== Dataset entries ==
* * *
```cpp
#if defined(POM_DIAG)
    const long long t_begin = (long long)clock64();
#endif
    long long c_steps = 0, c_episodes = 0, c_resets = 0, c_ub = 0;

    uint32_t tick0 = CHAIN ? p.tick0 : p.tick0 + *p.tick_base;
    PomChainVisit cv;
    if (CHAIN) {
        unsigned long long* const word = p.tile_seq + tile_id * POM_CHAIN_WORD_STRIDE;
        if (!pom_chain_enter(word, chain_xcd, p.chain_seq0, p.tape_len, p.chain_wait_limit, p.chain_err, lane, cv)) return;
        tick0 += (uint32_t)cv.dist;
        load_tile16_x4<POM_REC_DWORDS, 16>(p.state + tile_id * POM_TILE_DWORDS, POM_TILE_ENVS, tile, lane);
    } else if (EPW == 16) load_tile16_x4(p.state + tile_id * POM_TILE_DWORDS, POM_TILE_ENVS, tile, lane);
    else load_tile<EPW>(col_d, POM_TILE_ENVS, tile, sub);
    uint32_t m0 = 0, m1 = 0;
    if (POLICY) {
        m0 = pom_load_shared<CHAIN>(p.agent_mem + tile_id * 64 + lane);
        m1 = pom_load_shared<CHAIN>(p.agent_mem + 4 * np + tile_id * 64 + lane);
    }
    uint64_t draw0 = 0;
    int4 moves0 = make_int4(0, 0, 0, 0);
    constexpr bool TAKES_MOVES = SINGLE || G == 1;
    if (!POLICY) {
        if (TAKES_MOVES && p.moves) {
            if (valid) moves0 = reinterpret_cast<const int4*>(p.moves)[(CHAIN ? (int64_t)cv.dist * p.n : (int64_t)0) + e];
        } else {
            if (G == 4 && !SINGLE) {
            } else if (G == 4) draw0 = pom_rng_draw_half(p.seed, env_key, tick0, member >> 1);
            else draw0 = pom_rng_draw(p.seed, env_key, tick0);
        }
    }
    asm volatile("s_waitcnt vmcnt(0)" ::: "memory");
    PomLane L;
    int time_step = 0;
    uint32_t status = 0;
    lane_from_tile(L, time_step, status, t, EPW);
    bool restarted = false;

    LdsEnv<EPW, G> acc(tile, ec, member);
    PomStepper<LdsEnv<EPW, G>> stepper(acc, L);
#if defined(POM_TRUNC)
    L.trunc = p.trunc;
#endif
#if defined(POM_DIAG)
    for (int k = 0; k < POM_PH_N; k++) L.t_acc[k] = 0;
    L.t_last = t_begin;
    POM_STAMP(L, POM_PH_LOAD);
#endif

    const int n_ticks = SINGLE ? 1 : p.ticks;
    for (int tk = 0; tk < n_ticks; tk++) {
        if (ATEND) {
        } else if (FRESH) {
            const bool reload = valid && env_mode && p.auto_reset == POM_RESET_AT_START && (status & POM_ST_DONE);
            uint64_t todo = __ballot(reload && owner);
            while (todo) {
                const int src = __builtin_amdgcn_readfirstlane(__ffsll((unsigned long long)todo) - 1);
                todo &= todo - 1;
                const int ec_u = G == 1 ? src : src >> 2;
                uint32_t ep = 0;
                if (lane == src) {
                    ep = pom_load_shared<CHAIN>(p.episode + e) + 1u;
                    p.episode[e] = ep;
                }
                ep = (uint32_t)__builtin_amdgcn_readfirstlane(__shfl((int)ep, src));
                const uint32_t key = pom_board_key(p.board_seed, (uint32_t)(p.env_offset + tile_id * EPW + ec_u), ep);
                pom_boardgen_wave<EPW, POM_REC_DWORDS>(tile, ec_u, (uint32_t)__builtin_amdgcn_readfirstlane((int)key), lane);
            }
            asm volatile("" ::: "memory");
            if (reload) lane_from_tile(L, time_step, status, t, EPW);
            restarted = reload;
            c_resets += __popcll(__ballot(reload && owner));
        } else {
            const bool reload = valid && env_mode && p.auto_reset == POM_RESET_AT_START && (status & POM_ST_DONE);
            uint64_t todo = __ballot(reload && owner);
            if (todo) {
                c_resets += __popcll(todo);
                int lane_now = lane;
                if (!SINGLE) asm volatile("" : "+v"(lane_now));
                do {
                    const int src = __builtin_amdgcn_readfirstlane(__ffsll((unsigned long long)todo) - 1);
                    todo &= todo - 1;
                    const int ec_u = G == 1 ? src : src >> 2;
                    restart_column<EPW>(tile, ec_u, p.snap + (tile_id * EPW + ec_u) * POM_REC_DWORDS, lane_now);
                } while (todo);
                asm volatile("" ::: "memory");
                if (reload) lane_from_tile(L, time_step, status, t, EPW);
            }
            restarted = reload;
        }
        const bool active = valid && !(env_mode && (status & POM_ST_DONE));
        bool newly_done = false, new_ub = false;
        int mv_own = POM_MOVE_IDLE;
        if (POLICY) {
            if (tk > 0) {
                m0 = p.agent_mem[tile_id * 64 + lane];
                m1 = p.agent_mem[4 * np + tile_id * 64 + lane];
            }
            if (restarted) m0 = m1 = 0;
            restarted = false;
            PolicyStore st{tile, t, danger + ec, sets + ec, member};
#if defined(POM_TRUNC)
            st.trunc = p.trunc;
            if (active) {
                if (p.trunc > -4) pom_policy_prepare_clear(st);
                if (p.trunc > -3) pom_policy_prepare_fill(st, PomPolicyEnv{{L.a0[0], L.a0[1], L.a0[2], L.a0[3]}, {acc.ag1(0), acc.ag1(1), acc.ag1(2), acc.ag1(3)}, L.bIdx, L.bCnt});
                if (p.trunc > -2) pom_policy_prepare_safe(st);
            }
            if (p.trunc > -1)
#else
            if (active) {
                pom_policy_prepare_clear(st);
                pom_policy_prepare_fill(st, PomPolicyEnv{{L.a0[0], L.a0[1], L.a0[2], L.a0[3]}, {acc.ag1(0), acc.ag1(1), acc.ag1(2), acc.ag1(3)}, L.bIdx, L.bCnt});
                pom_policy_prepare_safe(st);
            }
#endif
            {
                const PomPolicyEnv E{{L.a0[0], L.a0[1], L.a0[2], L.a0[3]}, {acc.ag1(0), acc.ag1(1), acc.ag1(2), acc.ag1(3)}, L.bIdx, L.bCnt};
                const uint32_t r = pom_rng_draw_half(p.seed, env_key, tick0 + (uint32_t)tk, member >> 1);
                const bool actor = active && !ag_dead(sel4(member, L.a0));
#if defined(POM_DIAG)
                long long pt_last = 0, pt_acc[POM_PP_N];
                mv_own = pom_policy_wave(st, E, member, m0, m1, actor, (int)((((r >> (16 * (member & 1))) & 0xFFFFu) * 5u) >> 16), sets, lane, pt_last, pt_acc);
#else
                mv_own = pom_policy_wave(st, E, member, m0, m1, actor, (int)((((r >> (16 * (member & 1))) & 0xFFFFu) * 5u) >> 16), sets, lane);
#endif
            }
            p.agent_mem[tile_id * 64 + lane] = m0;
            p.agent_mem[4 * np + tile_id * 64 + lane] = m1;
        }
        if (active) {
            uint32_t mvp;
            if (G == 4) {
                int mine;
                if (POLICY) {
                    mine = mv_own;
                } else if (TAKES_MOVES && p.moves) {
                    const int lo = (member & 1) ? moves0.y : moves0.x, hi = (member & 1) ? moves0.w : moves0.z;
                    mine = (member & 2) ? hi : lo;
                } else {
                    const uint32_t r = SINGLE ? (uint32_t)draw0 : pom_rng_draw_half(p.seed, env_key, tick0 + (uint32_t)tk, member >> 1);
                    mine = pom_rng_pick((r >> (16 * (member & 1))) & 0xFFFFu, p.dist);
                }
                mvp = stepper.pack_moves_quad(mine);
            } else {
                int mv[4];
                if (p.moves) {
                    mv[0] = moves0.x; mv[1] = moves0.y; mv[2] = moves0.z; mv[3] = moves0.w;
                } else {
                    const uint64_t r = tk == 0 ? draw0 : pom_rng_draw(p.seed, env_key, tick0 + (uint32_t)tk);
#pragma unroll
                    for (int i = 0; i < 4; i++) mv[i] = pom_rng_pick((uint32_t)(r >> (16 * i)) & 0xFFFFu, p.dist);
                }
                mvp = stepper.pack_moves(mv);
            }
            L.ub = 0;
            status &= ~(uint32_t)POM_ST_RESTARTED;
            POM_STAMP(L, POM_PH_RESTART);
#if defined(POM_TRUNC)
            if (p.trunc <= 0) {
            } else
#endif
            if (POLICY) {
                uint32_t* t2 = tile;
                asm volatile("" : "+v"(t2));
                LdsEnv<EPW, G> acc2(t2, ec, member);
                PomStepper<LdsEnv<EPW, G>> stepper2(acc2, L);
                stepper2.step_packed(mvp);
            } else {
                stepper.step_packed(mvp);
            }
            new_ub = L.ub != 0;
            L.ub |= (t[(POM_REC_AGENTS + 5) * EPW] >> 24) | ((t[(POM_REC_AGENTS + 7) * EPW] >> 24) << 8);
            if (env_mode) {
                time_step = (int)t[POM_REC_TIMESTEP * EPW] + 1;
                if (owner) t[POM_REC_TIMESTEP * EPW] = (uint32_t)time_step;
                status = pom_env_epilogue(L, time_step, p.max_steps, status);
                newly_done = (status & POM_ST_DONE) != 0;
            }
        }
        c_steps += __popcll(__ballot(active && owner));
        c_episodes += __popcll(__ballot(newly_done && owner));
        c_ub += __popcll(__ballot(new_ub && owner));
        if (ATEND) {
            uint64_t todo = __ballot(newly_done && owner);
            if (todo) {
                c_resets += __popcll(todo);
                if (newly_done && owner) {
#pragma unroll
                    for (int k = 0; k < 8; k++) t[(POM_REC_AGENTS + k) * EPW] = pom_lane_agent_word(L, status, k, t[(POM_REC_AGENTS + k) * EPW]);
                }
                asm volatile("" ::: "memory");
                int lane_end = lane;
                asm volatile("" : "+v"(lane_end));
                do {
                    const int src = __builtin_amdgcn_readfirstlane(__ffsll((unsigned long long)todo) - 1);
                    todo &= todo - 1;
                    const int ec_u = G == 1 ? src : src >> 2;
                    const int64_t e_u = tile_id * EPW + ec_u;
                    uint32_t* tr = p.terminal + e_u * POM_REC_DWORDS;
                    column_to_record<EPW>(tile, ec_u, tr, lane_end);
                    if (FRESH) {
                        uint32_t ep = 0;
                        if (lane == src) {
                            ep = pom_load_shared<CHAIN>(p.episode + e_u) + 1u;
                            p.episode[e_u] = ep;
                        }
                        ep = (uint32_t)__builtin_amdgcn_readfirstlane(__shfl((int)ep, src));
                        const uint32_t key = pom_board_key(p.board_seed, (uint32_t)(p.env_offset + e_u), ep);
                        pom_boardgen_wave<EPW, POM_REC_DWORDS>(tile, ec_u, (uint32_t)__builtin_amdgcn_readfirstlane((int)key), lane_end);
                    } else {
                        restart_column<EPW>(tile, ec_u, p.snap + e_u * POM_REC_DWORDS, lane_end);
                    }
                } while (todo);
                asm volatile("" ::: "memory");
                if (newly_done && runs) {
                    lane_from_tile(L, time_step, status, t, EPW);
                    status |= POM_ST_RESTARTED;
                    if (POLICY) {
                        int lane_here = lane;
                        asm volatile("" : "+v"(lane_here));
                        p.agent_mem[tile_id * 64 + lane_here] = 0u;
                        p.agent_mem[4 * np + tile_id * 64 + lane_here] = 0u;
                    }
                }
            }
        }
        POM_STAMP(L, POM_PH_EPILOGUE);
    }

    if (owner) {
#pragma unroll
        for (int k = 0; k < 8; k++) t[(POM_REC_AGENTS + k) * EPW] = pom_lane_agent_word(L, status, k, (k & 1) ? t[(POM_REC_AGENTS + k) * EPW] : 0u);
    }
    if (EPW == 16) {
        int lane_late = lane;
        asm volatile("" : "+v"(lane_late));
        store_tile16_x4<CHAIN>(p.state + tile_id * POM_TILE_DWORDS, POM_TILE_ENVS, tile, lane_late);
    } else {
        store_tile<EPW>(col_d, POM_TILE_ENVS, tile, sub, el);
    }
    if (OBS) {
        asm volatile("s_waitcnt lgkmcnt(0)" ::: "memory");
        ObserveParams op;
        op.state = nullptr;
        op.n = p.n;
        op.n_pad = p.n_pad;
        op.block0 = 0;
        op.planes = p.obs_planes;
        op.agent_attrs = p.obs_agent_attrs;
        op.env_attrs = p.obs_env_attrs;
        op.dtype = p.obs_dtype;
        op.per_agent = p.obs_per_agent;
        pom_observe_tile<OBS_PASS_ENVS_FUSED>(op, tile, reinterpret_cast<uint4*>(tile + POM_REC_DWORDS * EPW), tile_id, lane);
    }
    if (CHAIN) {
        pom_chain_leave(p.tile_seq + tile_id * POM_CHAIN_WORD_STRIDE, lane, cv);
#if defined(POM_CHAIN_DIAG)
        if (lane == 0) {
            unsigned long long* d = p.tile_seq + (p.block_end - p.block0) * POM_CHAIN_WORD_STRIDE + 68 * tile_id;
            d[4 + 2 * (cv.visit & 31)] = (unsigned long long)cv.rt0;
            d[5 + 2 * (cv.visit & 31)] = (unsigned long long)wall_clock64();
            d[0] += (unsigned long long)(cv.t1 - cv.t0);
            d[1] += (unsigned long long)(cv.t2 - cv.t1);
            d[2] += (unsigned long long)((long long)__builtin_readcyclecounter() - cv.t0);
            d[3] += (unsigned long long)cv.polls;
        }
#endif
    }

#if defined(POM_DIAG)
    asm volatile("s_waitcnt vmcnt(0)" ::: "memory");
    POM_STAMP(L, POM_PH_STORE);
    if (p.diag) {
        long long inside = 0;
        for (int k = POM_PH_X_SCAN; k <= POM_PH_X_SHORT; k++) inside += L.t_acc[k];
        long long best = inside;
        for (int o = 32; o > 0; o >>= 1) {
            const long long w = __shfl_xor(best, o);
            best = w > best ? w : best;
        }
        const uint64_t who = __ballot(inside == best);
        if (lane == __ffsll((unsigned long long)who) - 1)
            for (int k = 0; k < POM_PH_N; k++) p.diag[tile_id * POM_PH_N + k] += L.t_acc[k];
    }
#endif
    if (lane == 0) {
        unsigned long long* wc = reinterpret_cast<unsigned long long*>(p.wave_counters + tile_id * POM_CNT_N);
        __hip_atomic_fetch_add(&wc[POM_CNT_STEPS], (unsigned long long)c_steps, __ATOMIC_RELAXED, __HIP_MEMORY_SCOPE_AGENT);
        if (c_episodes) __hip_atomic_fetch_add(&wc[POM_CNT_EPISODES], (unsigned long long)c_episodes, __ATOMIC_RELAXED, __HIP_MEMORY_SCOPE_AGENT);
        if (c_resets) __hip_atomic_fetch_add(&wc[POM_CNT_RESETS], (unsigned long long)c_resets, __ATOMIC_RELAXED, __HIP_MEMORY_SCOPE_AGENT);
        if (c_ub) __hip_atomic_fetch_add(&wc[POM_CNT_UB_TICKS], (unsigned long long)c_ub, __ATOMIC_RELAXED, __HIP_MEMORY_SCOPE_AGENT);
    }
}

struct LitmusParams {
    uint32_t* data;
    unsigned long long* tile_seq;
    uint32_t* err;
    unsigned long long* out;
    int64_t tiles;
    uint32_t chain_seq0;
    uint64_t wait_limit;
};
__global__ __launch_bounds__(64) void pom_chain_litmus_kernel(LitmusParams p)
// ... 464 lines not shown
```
* * *
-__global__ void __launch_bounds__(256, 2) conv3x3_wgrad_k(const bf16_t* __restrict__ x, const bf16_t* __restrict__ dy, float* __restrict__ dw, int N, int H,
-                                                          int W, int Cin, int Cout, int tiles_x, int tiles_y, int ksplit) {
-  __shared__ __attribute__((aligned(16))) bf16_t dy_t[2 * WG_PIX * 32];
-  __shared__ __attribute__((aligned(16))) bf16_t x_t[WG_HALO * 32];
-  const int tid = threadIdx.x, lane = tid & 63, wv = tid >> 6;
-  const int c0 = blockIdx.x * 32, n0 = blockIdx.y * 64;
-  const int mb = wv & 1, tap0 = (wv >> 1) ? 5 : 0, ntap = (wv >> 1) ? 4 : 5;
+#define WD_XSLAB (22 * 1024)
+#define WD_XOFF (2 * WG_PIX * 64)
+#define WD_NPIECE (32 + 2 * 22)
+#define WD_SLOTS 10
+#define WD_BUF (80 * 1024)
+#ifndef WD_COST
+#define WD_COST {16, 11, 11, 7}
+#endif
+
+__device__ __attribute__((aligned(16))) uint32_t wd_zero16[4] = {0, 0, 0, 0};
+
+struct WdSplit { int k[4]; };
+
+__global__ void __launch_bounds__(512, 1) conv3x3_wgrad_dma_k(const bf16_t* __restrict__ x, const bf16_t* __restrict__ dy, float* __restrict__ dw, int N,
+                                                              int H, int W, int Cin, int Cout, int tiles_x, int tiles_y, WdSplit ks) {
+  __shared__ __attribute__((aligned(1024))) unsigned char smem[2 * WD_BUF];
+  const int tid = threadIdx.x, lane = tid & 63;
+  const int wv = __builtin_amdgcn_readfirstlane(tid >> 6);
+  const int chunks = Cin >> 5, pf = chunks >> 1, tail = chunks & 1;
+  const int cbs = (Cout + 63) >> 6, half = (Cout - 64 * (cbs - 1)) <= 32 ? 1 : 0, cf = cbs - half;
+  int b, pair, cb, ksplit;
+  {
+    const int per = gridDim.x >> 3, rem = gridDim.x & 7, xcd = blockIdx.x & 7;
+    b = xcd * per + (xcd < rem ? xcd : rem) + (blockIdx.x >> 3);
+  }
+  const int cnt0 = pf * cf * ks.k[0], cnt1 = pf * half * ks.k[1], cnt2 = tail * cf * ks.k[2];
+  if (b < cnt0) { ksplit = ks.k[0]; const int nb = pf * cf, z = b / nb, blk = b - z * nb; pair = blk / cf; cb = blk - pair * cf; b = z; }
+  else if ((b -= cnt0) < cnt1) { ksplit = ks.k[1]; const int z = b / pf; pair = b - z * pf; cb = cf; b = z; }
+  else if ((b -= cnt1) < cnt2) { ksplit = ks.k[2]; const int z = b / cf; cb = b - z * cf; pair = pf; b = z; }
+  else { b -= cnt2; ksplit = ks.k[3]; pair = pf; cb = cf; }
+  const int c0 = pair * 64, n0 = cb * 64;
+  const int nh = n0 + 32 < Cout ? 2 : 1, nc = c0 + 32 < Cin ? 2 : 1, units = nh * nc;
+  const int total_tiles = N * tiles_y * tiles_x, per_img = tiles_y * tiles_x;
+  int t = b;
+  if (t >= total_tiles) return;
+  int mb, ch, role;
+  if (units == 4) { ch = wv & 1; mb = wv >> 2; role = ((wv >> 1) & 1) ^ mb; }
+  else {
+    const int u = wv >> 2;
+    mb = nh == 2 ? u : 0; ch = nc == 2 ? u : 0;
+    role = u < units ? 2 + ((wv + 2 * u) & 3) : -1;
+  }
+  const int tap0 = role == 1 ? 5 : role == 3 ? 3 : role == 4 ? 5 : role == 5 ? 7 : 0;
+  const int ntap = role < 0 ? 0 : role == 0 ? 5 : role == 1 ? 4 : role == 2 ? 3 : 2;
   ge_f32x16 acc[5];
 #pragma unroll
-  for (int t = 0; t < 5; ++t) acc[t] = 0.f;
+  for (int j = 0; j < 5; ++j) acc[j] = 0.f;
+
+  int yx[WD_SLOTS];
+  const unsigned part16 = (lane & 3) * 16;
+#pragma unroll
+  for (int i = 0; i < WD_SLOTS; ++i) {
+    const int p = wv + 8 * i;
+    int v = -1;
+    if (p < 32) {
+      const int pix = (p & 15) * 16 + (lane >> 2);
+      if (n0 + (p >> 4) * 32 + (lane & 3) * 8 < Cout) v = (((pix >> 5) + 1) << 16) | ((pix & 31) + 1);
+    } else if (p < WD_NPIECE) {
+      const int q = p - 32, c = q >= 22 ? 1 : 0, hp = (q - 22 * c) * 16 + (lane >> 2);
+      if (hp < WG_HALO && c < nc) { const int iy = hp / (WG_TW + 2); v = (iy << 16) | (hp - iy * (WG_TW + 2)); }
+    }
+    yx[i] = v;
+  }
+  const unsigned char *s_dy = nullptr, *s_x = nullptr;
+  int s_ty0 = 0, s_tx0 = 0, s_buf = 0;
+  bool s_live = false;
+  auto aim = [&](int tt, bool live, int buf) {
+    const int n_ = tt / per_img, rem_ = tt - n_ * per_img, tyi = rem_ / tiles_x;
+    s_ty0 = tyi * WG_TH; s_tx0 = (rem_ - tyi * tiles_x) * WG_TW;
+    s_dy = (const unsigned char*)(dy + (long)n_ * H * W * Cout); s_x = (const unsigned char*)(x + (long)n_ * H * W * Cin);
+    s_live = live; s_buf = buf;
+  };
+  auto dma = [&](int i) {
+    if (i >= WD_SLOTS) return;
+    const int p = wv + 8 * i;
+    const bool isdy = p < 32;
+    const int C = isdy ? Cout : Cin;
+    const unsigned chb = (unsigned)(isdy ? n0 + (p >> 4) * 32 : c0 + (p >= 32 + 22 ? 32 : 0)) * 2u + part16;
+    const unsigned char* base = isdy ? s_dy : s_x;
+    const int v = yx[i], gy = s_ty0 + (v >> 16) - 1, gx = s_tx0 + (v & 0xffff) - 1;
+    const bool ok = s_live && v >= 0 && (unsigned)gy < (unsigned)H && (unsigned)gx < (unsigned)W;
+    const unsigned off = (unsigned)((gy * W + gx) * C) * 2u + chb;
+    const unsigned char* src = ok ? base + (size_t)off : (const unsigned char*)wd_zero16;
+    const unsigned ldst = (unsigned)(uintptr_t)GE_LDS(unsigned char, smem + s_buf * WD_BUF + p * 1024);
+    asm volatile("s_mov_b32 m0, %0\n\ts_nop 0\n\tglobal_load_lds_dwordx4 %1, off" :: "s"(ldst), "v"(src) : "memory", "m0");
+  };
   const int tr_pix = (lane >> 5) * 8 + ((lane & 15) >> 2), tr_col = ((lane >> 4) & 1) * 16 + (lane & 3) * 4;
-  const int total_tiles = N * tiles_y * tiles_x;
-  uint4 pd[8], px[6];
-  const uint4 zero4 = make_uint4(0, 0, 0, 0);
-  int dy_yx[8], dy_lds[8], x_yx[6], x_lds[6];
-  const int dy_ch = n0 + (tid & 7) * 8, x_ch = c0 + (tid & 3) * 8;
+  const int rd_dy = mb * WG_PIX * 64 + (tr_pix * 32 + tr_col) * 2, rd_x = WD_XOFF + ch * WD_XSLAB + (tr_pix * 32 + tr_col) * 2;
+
* * *
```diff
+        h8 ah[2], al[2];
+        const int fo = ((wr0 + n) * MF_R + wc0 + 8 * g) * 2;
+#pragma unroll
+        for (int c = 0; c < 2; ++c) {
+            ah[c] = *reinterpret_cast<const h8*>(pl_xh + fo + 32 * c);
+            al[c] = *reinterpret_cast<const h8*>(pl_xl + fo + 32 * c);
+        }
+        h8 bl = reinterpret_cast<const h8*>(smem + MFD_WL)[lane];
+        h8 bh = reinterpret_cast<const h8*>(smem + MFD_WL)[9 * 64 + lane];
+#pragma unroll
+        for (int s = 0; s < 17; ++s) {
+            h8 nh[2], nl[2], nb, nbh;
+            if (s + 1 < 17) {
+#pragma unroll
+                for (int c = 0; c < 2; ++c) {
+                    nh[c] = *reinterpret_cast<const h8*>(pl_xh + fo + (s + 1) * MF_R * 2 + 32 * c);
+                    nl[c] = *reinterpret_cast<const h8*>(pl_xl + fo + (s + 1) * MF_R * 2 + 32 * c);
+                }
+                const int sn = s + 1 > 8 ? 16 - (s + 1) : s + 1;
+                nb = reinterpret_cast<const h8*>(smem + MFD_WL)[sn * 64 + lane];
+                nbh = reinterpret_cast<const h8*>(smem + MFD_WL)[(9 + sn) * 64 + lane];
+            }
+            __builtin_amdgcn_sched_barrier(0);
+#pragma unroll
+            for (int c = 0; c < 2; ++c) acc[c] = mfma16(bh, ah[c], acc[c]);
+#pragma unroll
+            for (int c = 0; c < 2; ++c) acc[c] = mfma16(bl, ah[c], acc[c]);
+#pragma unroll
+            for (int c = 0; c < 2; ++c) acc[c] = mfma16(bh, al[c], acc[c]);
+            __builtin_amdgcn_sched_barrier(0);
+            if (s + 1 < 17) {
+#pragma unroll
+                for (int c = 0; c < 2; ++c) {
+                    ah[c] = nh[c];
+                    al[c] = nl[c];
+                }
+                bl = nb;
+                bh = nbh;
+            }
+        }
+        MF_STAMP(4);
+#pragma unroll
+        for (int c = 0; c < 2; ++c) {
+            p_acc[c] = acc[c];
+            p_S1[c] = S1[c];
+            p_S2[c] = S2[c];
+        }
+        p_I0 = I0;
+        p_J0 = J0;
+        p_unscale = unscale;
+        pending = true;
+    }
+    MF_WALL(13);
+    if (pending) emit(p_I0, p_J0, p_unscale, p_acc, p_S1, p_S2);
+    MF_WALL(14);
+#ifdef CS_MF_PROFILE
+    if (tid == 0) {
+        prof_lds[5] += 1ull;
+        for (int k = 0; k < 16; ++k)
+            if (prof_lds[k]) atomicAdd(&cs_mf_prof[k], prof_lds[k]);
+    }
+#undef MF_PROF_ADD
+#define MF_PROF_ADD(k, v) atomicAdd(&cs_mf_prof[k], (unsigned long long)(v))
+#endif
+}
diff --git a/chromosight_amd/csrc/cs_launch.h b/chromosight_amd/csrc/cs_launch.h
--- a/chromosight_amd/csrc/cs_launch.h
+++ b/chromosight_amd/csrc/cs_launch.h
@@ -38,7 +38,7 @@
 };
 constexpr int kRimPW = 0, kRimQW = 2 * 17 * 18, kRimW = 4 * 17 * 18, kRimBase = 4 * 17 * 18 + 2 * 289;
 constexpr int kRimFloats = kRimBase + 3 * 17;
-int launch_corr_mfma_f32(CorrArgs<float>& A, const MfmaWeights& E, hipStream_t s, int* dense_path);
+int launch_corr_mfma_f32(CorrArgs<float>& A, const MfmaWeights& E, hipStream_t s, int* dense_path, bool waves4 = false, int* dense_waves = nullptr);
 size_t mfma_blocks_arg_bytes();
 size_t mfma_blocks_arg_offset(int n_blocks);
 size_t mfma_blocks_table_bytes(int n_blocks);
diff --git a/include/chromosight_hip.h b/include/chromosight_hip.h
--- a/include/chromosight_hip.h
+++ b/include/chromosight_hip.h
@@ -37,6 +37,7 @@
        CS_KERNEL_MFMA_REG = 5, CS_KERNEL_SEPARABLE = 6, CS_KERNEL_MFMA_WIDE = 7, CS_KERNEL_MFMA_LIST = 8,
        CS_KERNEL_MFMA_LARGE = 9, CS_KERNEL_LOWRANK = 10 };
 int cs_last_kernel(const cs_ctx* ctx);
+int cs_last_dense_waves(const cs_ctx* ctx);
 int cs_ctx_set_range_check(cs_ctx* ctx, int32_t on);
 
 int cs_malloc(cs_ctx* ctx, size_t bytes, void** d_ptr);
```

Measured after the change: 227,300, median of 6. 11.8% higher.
* * *
== WHAT YOU ARE ASKED TO DO ==
The required answer is each line of the entries containing the string "PomStepper".

== SOLVED PROBLEM ==
    PomStepper<LdsEnv<EPW, G>> stepper(acc, L);
                PomStepper<LdsEnv<EPW, G>> stepper2(acc2, L);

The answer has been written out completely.